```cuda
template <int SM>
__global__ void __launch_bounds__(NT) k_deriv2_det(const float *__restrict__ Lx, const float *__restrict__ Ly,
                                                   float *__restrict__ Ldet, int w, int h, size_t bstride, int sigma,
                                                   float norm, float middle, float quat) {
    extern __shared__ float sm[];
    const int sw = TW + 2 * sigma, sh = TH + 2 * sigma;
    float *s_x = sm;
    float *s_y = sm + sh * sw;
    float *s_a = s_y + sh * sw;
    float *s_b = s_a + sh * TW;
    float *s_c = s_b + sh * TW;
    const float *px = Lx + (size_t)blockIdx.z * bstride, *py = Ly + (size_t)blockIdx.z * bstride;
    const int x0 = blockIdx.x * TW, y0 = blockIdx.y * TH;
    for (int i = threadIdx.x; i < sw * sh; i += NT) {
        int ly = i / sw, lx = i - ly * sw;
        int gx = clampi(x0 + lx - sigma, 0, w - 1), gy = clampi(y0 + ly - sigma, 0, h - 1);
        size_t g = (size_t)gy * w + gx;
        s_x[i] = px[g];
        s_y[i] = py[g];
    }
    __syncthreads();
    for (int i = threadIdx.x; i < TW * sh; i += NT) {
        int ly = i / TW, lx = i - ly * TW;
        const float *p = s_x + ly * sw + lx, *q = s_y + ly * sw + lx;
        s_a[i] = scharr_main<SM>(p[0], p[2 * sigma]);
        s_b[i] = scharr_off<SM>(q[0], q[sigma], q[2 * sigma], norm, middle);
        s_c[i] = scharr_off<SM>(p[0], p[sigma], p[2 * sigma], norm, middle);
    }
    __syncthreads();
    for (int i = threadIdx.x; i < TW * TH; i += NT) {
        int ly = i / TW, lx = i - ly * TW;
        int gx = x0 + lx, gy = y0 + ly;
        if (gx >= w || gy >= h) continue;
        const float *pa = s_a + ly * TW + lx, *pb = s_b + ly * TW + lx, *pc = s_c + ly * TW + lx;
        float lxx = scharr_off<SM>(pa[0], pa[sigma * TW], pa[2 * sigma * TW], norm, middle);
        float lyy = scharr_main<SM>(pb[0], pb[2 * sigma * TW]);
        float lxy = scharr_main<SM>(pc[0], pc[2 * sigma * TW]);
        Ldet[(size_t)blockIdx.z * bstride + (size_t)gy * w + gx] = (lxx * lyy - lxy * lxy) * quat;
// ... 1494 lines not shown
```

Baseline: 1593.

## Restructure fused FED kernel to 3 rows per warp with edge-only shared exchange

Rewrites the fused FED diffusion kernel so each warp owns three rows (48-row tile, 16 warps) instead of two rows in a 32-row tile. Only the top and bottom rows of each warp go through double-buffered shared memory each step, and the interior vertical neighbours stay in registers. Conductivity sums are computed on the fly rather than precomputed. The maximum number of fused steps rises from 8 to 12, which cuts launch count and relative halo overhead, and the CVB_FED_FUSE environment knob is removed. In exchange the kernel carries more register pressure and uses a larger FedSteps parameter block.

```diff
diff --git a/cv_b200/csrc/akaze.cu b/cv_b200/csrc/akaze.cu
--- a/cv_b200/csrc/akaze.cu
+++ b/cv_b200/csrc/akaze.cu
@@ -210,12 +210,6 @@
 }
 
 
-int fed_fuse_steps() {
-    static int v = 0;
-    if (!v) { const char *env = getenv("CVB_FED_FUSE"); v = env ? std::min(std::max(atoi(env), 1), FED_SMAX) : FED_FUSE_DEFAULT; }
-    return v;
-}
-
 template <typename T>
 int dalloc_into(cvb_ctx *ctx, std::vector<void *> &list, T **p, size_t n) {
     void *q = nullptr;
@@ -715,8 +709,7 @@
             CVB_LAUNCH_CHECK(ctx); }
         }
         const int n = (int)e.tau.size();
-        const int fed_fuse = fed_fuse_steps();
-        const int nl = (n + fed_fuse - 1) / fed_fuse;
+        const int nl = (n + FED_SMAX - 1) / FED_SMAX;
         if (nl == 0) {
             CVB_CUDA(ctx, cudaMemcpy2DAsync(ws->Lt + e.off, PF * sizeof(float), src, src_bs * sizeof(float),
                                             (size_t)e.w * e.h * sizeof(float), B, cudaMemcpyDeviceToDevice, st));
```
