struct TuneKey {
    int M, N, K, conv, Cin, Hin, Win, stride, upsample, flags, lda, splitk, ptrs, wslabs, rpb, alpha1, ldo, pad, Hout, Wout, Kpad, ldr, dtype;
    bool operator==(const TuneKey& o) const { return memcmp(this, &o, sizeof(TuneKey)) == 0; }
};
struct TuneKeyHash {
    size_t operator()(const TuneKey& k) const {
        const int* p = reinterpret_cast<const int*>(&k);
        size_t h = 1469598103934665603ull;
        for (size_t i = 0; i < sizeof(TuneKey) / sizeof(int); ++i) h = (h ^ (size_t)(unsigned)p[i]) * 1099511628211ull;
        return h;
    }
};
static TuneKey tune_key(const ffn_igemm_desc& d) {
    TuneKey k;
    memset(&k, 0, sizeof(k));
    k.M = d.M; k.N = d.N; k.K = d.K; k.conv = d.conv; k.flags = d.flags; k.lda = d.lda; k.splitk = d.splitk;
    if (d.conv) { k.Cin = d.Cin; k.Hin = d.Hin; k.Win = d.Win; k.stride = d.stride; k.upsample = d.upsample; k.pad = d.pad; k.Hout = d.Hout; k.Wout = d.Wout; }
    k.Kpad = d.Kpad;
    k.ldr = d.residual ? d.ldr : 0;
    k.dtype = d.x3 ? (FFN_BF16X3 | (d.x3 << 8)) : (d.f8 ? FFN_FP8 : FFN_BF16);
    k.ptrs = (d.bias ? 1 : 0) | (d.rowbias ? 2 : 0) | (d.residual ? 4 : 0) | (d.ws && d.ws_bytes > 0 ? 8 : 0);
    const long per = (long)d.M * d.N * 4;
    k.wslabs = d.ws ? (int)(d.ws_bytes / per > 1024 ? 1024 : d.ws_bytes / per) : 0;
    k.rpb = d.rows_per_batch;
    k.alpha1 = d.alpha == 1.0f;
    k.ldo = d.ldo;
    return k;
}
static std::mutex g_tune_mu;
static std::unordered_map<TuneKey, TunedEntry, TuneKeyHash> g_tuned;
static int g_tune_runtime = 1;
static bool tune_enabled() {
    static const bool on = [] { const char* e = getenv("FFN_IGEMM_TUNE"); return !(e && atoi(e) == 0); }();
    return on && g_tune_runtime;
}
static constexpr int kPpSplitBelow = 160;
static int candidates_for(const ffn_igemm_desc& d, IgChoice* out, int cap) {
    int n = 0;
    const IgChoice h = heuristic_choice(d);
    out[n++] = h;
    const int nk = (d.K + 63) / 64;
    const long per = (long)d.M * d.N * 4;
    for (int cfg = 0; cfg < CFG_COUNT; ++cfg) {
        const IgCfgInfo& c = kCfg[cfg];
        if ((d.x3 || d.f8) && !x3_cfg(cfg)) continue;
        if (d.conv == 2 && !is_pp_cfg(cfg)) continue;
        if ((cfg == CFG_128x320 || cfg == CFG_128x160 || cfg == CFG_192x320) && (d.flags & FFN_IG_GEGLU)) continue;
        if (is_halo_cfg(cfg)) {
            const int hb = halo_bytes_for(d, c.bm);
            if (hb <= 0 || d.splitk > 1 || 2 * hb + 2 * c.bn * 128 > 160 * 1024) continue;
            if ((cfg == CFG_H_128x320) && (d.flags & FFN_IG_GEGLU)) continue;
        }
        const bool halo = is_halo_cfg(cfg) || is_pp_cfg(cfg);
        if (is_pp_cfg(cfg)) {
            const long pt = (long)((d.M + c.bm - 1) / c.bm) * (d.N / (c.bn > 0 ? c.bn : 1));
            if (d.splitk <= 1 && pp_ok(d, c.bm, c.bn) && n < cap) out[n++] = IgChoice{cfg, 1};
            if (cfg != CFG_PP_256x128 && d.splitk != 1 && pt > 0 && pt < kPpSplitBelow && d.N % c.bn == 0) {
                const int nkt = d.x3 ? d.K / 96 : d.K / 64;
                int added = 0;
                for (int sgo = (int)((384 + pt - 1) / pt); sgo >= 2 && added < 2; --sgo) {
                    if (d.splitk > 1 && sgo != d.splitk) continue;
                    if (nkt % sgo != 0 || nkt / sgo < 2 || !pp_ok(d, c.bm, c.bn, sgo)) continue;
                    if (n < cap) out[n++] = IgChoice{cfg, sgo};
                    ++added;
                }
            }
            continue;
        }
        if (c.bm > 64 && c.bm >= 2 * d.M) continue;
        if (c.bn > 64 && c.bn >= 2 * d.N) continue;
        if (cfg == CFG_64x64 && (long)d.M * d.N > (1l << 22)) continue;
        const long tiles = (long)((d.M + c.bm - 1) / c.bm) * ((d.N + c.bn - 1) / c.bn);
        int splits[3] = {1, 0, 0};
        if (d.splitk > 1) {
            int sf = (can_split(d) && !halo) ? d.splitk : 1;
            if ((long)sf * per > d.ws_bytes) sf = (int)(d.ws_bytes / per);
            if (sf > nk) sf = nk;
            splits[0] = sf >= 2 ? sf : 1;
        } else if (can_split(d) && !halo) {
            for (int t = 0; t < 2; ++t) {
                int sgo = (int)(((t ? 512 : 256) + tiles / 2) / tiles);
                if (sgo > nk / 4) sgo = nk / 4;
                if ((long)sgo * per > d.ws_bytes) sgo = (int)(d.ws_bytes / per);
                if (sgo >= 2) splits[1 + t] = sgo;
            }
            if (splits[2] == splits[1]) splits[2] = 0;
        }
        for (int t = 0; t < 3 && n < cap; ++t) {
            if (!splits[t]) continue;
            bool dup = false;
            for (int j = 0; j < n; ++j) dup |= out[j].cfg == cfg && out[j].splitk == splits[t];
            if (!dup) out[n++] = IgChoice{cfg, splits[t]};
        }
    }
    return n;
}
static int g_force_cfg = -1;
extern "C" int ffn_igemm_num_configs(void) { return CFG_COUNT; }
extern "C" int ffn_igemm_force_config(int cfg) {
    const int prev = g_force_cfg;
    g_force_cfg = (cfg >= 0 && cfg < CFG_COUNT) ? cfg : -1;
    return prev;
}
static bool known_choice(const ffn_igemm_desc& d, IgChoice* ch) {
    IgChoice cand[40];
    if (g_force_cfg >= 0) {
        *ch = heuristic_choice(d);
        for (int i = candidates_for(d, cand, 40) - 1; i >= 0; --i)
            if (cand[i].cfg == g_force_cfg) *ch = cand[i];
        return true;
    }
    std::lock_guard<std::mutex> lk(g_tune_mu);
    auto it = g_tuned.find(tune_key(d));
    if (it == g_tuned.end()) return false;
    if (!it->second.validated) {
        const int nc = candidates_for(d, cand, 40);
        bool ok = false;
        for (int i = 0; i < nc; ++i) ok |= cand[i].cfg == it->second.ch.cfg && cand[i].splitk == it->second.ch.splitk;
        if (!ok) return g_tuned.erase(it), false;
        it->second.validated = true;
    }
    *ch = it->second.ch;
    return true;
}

YOUR ASSIGNMENT: Copy every line from the records that holds the string "bool".

EXERCISE OUTPUT:
    bool operator==(const TuneKey& o) const { return memcmp(this, &o, sizeof(TuneKey)) == 0; }
static bool tune_enabled() {
    static const bool on = [] { const char* e = getenv("FFN_IGEMM_TUNE"); return !(e && atoi(e) == 0); }();
        const bool halo = is_halo_cfg(cfg) || is_pp_cfg(cfg);
            bool dup = false;
static bool known_choice(const ffn_igemm_desc& d, IgChoice* ch) {
        bool ok = false;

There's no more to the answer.